Another example comes from the Osteoarthritis Initiative (OAI), a multi-center, longitudinal, prospective observational study of knee osteoarthritis (OA). The objective of the study is to understand risk factors for knee OA, OA progression and the natural history of the disease course. The data set includes clinical evaluation data, radiological (x-ray and magnetic resonance) images and a biospecimen repository gathered from 4796 men and women aged 45-79 years. Magnetic resonance images (MRIs) yield both binary and continuous measurements of OA status and are more accurate but also more expensive than X-rays. Because of the expense, MRI-based variables have still not been exhaustively evaluated. To reduce cost and improve estimation efficiency, investigators select a subset of longitudinal MRIs to evaluate based on X-ray-based variables and clinical data (e.g. pain). Sets of longitudinal MRIs form an outcome-related cluster sample.
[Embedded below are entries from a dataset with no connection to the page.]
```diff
@@ -81,21 +85,38 @@
             }
         }
         if (ovs) {
-            if (tid == 0) wait_counter<16>(flag_ctr(p.flag_part, p.prev_slot * p.B + b), p.wait_part, p);
+            for (int q = wid; q < nE; q += kSampledWaves) {
+                float e[4];
+                noise_pair<EPS>(p, b, kk, 2 * q, e);
+#pragma unroll
+                for (int s = 0; s < 2; ++s)
+                    if (2 * q + s < T) { Ul[(4 * q + 2 * s) * kUPad + lane] = e[2 * s]; Ul[(4 * q + 2 * s + 1) * kUPad + lane] = e[2 * s + 1]; }
+            }
+            poll_mean_granules(p, b, wid, lane, ml, mv);
             __syncthreads();
-            for (int j = tid; j < 2 * T; j += kSampledThreads) {
-                const float m = load_agent(p.mean + (size_t)b * 2 * T + j);
-                ml[j] = m;
-                mv[j] = m * ((j & 1) ? p.iv1 : p.iv0);
-            }
-            __syncthreads();
-        }
-        if (p.mean_snap && wg.blk == 0 && wid == 0) snapshot_mean(p, b, ml, lane);
-        for (int q = wid; q < nE; q += kSampledWaves) produce_pair<EPS, STORE_U>(p, p.eps, b, kk, 2 * q, p.solve, ml, Ul, Ub, Kp, lane);
+            if (p.mean_snap && wg.blk == 0 && wid == 0) snapshot_mean(p, b, ml, lane);
+            for (int q = wid; q < nE; q += kSampledWaves) {
+#pragma unroll
+                for (int s = 0; s < 2; ++s) {
+                    const int tt = 2 * q + s;
+                    if (tt < T) {
+                        const float u0 = clampf(ml[2 * tt] + p.sigma0 * Ul[(2 * tt) * kUPad + lane], p.umin0, p.umax0);
+                        const float u1 = clampf(ml[2 * tt + 1] + p.sigma1 * Ul[(2 * tt + 1) * kUPad + lane], p.umin1, p.umax1);
+                        Ul[(2 * tt) * kUPad + lane] = u0;
+                        Ul[(2 * tt + 1) * kUPad + lane] = u1;
+                        if (STORE_U) { float *Ut = Ub + (size_t)(2 * tt) * Kp; Ut[0] = u0; Ut[Kp] = u1; }
+                    }
+                }
+            }
+        } else {
+            if (p.mean_snap && wg.blk == 0 && wid == 0) snapshot_mean(p, b, ml, lane);
+            for (int q = wid; q < nE; q += kSampledWaves) produce_pair<EPS, STORE_U>(p, p.eps, b, kk, 2 * q, p.solve, ml, Ul, Ub, Kp, lane);
+        }
     }
     __syncthreads();
     BN_STAMP(1);
 
+    sl_vint *cprog = (sl_vint *)prog;
     if (wid == 0) {
         SlipChain c;
         c.x = sx; c.y = sy; c.th = sth;
@@ -104,6 +125,7 @@
         float xn, yn, tn;
         slip_chain_step<GEO, true>(p, win2, w, c, Ul[lane], Ul[kUPad + lane], Zt[lane], xn, yn, tn);
         XL[lane] = make_float4(xn, yn, tn, __int_as_float(c.e));
+        asm volatile("" ::: "memory"); *cprog = 1;
         int t = 1;
         for (; t + 4 <= T; t += 4) {
             float uq[4][3];
@@ -118,39 +140,33 @@
                 __builtin_amdgcn_sched_barrier(0);
                 XL[(t + i) * 64 + lane] = make_float4(xn, yn, tn, __int_as_float(c.e));
             }
+            asm volatile("" ::: "memory"); *cprog = t + 4;
         }
         for (; t < T; ++t) {
             slip_chain_step<GEO, false>(p, win2, w, c, Ul[(2 * t) * kUPad + lane], Ul[(2 * t + 1) * kUPad + lane], Zt[t * 64 + lane],
                                         xn, yn, tn);
             XL[t * 64 + lane] = make_float4(xn, yn, tn, __int_as_float(c.e));
+            asm volatile("" ::: "memory"); *cprog = t + 1;
         }
         XL[T * 64 + lane] = make_float4(c.x, c.y, c.th, __int_as_float(c.e));
+        asm volatile("" ::: "memory"); *cprog = T + 1;
+        BN_STAMP(2);
     } else if (wid == 1) {
         double Ad = 0.0;
         for (int t = 0; t < T; ++t)
             Ad += (double)(p.lambda_ * (mv[2 * t] * Ul[(2 * t) * kUPad + lane] + mv[2 * t + 1] * Ul[(2 * t + 1) * kUPad + lane]));
-        ad[lane] = (float)Ad;
-    }
-    __syncthreads();
-    BN_STAMP(2);
-
-    for (int t = wid; t <= T; t += kSampledWaves) {
-        const float4 o = XL[t * 64 + lane];
-        float *Xt = Xb + (size_t)(3 * t) * Kp;
-        Xt[0] = o.x; Xt[Kp] = o.y; Xt[2 * Kp] = o.z;
-        const float2 ms = win2[__float_as_int(o.w)];
-        const float tc = trav_from_slip(ms.x, ms.y, Zc[t * 64 + lane]);
-        const float dx = o.x - gx, dy = o.y - gy;
-        Zc[t * 64 + lane] = sqrt_cr_normal(dx * dx + dy * dy) + (tc <= p.thr ? 1.0e4f : 0.0f);
-    }
-    __syncthreads();
-    BN_STAMP(3);
-
-    if (wid == 0) {
         double Sd = 0.0;
-#pragma unroll 16
-        for (int t = 0; t < T; ++t) Sd += (double)Zc[t * 64 + lane];
-        const float cost = ((float)Sd + Zc[T * 64 + lane]) + ad[lane];
+        for (int t = 0;;) {
+            int avail = T + 1;
+#pragma unroll
+            for (int j = 0; j < kSampledConsumers; ++j) avail = min(avail, j + kSampledConsumers * ((sl_vint *)prog)[1 + j]);
+            asm volatile("" ::: "memory");
+            const int upto = min(avail, T);
+            for (; t < upto; ++t) Sd += (double)Zc[t * 64 + lane];
+            if (avail > T) break;
+            __builtin_amdgcn_s_sleep(1);
+        }
+        const float cost = ((float)Sd + Zc[T * 64 + lane]) + (float)Ad;
         if (active) { if (tpub) store_agent(p.cost + (size_t)b * K + k, cost); else p.cost[(size_t)b * K + k] = cost; }
         const float zz = active ? (-cost) / p.lambda_ : -INFINITY;
         const float zmax = wave_max(zz);
@@ -161,7 +177,24 @@
             float *part = p.part + ((size_t)b * p.nblk + wg.blk) * (2 + 2 * T);
             store_agent(part, zmax); store_agent(part + 1, esum);
         }
-    }
+    } else {
+        const int cw = wid - 2;
+        int done = 0;
+        for (int t = cw; t <= T; t += kSampledConsumers) {
+            while (*cprog <= t) __builtin_amdgcn_s_sleep(1);
+            asm volatile("" ::: "memory");
+            const float4 o = XL[t * 64 + lane];
+            float *Xt = Xb + (size_t)(3 * t) * Kp;
+            Xt[0] = o.x; Xt[Kp] = o.y; Xt[2 * Kp] = o.z;
+            const float2 ms = win2[__float_as_int(o.w)];
+            const float tc = trav_from_slip(ms.x, ms.y, Zc[t * 64 + lane]);
+            const float dx = o.x - gx, dy = o.y - gy;
+            Zc[t * 64 + lane] = sqrt_cr_normal(dx * dx + dy * dy) + (tc <= p.thr ? 1.0e4f : 0.0f);
+            asm volatile("" ::: "memory");
+            ((sl_vint *)prog)[1 + cw] = ++done;
+        }
+    }
+    BN_STAMP(3);
     __syncthreads();
     column_sums<kSampledThreads, true>(Ul, el, T, tid, p.part + ((size_t)b * p.nblk + wg.blk) * (2 + 2 * T));
     BN_STAMP(5);
```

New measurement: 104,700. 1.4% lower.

The ADHD and OAI study data, and data from outcome-related samples in general, exhibit several features that complicate the statistical analysis. Firstly, the chance a cluster is included in the sample varies from cluster to cluster. Since ADHD is relatively rare, investigators sampled children suspected of ADHD at a greater rate than children not suspected in order to yield a sample containing enough outcomes of interest. Secondly, the referral/sampling variables in the ADHD and OAI studies are not exactly the outcomes of interest and may be longitudinal themselves. Finally, as with any longitudinal study, the data exhibit correlation within subjects over time.
We assume that the data of interest consist of clustered or longitudinal responses Yij along with p-dimensional covariates xij where i indexes clusters (subjects) (i = 1, . . . , m) and j indexes units within clusters (j = 1, . . . , ni), and that we want to assess the association of within-cluster changes in x with a known function of E(Y ). We further assume that we have auxiliary quantities Zi = (Zi1, . . . , Ziki) that are associated with both Yi and xi and that the ith subject (cluster) is chosen for the study with a probability based on Zi (and possibly xi). We assume that the objectives of the study are to assess the individual-specific (within-subject or within-cluster) association of X with Y using all of the data and to examine within-subject (cluster) aggregation. The most common way to handle individual-specific effects is to use generalized linear mixed models (GLMMs) since these models enable us to estimate individual-specific covariate effects (McCulloch et al., 2008). We also seek an approach that accommodates a wide variety of outcome-related sampling schemes from relatively simple designs where subject selection depends on a single outcome to more complicated designs where selection depends on several outcomes, perhaps through subject-specific trajectories.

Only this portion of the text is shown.